As the field of hospital medicine grows, some hospitalists are gravitating toward subspecialty services. In recent years we’ve witnessed a proliferation of ‘ists’: There are now surgicalists, laborists, psychiatric hospitalists—even hepa-hospitalists.
The numbers of “hyphenate hospitalists” are not tracked by SHM, but the subspecialization trend highlights raises questions about hospital medicine’s evolution. Among the issues:
- What does this growth of hospitalist subspecialists foreshadow about the strength of the hospitalist movement?
- Does subspecialization always convey positive changes for the hospitalist?
- Do physicians risk trade-offs when their hospital medicine practices are rooted solely in one subspecialty?
- What about retaining the opportunity to see and treat a variety of patients and conditions—presumably one of the initial attractions of a career in internal medicine and family medicine?
The founder of hospital medicine, a noted pediatric hospitalist, the chair of the SHM’s membership committee, and a former hepa-hospitalist recently shared their experiences and views on these issues.
Success Spreads
Hospital medicine pioneer Robert M. Wachter, MD, has observed at his and other hospitals the increasing dependence on hospitalists’ services.
“Hospitalists have traditionally done more than just take care of medical patients,” says Dr. Wachter, professor and chief of the division of hospital medicine, associate chairman, department of medicine, chief of the medical service at the University of California San Francisco (UCSF), and author of the upcoming blog “Wachter’s World.” “They’ve always done medical consultations and helped to take care of sick patients with surgical, gynecological, and psychiatric issues.” But now, he says, “The demand for hospitalist services is almost limitless.”

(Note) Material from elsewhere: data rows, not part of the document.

bool gemv_supported(int wtype, const void* act, const void* wgt, int F, int K) {
    const int nb = K / 32;
    const size_t rowbytes = (size_t)nb * block_bytes(wtype);
    if (F < 1 || nb < 2 || (nb & 1)) return false;
    if (rowbytes % 16 != 0 || rowbytes > 64 * 1024) return false;
    if (reinterpret_cast<uintptr_t>(wgt) % 16 != 0) return false;
    if (reinterpret_cast<uintptr_t>(act) % 4 != 0) return false;
    GemvPlan pl;
    return gemv_plan(wtype, 1, F, K, 1, false, &pl);
}

static bool gemv_plan(int wtype, int T, int F, int K, int grid, bool pdl, GemvPlan* pl) {
    const int nb = K / 32, np = nb / 2;
    const size_t rowbytes = (size_t)nb * block_bytes(wtype);
    for (int tt = min(T, 8); tt >= 1; tt--) {
        int ppl = 0, wpr = 1;
        for (int w = 1; w <= kGemvWarps; w <<= 1) {
            const int need = (np + 32 * w - 1) / (32 * w);
            if (need * tt <= 3) { ppl = need; wpr = w; break; }
        }
        if (QGEMM_ENV("QGEMM_GEMV_FORCE_SMEM")) ppl = 0;
        if (ppl == 0) {
            wpr = 1;
            while (wpr < kGemvWarps && np > 64 * wpr) wpr <<= 1;
        }
        const int rpp = kGemvWarps / wpr;
        int rt = rpp;
        while (rt < 8 && (size_t)(2 * rt) * rowbytes <= (size_t)kGemvTileTarget) rt <<= 1;
        if (const char* e = QGEMM_ENV("QGEMM_GEMV_RT")) rt = max(rpp, atoi(e) / rpp * rpp);
        const size_t fixed = kGemvActOff + (size_t)tt * nb * (ppl == 0 ? 40 : 36) + 128;
        auto stage_of = [&](int r) { return (int)(((size_t)r * rowbytes + 127) / 128 * 128); };
        while (rt > 1 && fixed + 2 * (size_t)stage_of(rt) > (size_t)kGemvSmemBudget) rt >>= 1;
        const int stage_bytes = stage_of(rt);
        if (fixed + 2 * (size_t)stage_bytes > (size_t)kGemvSmemBudget) continue;
        int stages = (int)(((size_t)kGemvSmemBudget - fixed) / stage_bytes);
        stages = max(2, min(kGemvMaxStages, stages));
        const int rows_per_cta = (F + grid - 1) / grid;
        stages = max(2, min(stages, (rows_per_cta + rt - 1) / rt));
        stages = max(2, min(stages, kGemvInflightTarget / stage_bytes));
        (void)pdl;
        if (const char* e = QGEMM_ENV("QGEMM_GEMV_STAGES")) stages = max(2, min(kGemvMaxStages, atoi(e)));
        *pl = {tt, ppl, wpr, rt, stages, stage_bytes, fixed + (size_t)stages * stage_bytes};
        return true;
    }
    return false;
}

template <int WT, int TT, int PPL>
static cudaError_t launch_gemv_inst(const GemvParams& p, size_t smem, int grid, bool ms_exact, cudaStream_t st) {
    auto launch = [&](auto kernel, int variant) -> cudaError_t {
        (void)variant;
        if (cudaError_t e = smem_optin(reinterpret_cast<const void*>(kernel), smem)) return e;
        cudaLaunchConfig_t cfg{};
        cfg.gridDim = dim3(grid);
        cfg.blockDim = dim3(kGemvThreads);
        cfg.dynamicSmemBytes = smem;
        cfg.stream = st;
        cudaLaunchAttribute at[1];
        at[0].id = cudaLaunchAttributeProgrammaticStreamSerialization;
        at[0].val.programmaticStreamSerializationAllowed = 1;
        cfg.attrs = at;
        cfg.numAttrs = p.pdl ? 1 : 0;
        return cudaLaunchKernelEx(&cfg, kernel, p);
    };
    cudaError_t e;
    const bool full = PPL > 0 && (p.nb / 2) == PPL * p.WPR * 32;
    if constexpr (Fmt<WT>::m >= 0) {
        if (full) e = ms_exact ? launch(gemv_kernel<WT, TT, PPL, true, true>, 2) : launch(gemv_kernel<WT, TT, PPL, false, true>, 3);
        else e = ms_exact ? launch(gemv_kernel<WT, TT, PPL, true, false>, 1) : launch(gemv_kernel<WT, TT, PPL, false, false>, 0);
    } else {
        e = full ? launch(gemv_kernel<WT, TT, PPL, false, true>, 3) : launch(gemv_kernel<WT, TT, PPL, false, false>, 0);
    }
    note_launch();
    return e;
}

At UCSF, he reports, hospitalists now manage the medical problems of patients on the complex heart failure service, the bone marrow transplant service, and the neurosurgical and orthopedic services. Dr. Wachter views the trend of using hospitalists in a variety of subspecialty services as “one of the most exciting developments for the field—it is taking the field to a whole new level of importance and growth.” That’s because it signals recognition that the concept of hospital medicine has value “for virtually every patient sick enough to be in the building,” he says.
Ambiguity of Terms
Not only are hospitalists increasingly present in subspecialty services, but some specialist services are reorganizing according to the hospitalist model. This may create complexities regarding hospital medicine’s core identity, according to Dr. Wachter.
For instance, at UCSF, there are generalist surgeons who have organized a hospitalist service, providing on-call responsiveness, triage for specialized surgical problems, and a breadth of care and coordination typical of the hospital medicine model. Separately, there are also internal medicine hospitalists who serve on the surgery service. “I think there is going to be some ambiguity about roles until we clean up the language,” remarks Dr. Wachter. For instance: “Is the hospitalist on the surgery service still a generalist who takes on the role of subspecialist by caring for a more specialized population? And, what do you call the specialist surgeon who takes on a more hospitalist role?”